Exercise description: Determine how many lines in the records hold the word "store". Return the number alone.
Data in this exercise section start
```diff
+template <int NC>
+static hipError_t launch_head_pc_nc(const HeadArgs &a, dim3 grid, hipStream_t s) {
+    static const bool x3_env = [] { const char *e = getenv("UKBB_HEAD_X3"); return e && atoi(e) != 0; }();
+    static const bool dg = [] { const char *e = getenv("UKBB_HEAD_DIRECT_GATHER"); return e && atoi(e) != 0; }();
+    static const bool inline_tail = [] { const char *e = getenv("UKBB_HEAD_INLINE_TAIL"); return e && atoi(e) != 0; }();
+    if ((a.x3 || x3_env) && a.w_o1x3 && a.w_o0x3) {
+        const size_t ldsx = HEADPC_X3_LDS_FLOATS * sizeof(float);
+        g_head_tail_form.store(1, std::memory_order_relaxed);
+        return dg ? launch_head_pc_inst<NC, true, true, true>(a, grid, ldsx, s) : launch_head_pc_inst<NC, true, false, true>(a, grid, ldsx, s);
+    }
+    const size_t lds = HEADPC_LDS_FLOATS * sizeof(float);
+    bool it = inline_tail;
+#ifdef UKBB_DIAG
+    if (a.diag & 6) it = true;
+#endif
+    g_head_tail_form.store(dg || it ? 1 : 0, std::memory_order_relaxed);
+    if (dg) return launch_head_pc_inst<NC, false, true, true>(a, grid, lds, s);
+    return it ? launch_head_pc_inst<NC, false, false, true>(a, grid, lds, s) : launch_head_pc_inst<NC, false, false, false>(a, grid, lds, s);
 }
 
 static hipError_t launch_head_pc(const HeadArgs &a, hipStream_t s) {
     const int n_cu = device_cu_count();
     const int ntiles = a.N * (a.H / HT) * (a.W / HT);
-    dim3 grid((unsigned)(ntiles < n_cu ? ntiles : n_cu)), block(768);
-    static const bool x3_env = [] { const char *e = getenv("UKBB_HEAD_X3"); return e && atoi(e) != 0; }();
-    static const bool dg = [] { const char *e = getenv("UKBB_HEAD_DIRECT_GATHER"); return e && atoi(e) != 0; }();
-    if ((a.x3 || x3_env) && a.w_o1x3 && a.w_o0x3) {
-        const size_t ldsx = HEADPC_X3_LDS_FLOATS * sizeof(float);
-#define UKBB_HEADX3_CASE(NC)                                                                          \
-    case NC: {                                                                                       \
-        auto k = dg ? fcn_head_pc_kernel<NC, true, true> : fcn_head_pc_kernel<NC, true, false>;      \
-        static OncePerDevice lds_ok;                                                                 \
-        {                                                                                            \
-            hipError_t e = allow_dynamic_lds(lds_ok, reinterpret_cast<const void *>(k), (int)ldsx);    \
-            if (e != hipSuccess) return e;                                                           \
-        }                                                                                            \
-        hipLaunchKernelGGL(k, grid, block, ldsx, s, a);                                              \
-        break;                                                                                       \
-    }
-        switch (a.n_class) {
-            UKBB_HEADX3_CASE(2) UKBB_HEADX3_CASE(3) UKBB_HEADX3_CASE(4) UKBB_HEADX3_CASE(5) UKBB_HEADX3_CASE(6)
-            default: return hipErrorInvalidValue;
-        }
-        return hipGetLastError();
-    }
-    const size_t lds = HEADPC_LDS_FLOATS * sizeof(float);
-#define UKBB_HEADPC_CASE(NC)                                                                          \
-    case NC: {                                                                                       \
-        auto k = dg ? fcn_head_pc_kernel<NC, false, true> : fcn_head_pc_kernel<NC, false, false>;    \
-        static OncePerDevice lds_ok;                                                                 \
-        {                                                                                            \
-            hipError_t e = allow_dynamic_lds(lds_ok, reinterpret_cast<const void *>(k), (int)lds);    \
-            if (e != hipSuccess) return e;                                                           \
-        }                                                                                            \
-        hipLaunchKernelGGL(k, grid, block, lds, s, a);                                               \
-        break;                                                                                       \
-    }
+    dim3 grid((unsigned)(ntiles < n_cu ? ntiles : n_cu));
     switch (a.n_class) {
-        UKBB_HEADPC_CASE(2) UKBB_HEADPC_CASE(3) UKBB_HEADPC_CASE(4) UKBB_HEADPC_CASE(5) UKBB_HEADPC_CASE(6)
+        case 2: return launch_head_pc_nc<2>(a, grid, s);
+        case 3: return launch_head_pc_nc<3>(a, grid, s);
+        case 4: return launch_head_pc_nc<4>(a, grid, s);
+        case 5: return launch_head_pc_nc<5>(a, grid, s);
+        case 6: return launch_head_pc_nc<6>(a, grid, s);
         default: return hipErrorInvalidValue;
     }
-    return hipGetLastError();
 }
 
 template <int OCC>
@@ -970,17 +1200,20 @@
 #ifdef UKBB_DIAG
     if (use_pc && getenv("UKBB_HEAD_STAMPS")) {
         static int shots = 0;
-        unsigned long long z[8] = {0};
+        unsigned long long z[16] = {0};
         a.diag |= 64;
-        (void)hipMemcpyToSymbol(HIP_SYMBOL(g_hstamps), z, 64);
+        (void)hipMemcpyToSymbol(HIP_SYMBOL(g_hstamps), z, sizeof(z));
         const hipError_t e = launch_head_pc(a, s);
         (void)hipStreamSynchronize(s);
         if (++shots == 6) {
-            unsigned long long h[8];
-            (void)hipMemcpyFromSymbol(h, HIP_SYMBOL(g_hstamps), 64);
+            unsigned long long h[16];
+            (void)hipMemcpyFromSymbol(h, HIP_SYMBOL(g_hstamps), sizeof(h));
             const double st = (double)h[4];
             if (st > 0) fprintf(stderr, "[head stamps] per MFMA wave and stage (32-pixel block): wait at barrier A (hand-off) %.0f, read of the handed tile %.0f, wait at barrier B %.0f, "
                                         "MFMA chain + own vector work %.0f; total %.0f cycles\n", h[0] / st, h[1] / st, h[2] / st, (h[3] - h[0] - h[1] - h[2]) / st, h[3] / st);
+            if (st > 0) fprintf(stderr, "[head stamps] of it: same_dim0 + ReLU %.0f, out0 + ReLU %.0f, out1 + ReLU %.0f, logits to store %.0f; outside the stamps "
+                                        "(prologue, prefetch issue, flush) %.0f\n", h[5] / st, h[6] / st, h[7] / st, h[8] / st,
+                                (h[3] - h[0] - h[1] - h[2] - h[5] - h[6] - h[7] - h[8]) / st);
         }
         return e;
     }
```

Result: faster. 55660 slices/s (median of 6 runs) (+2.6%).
Data in this exercise section end
Exercise solution: 3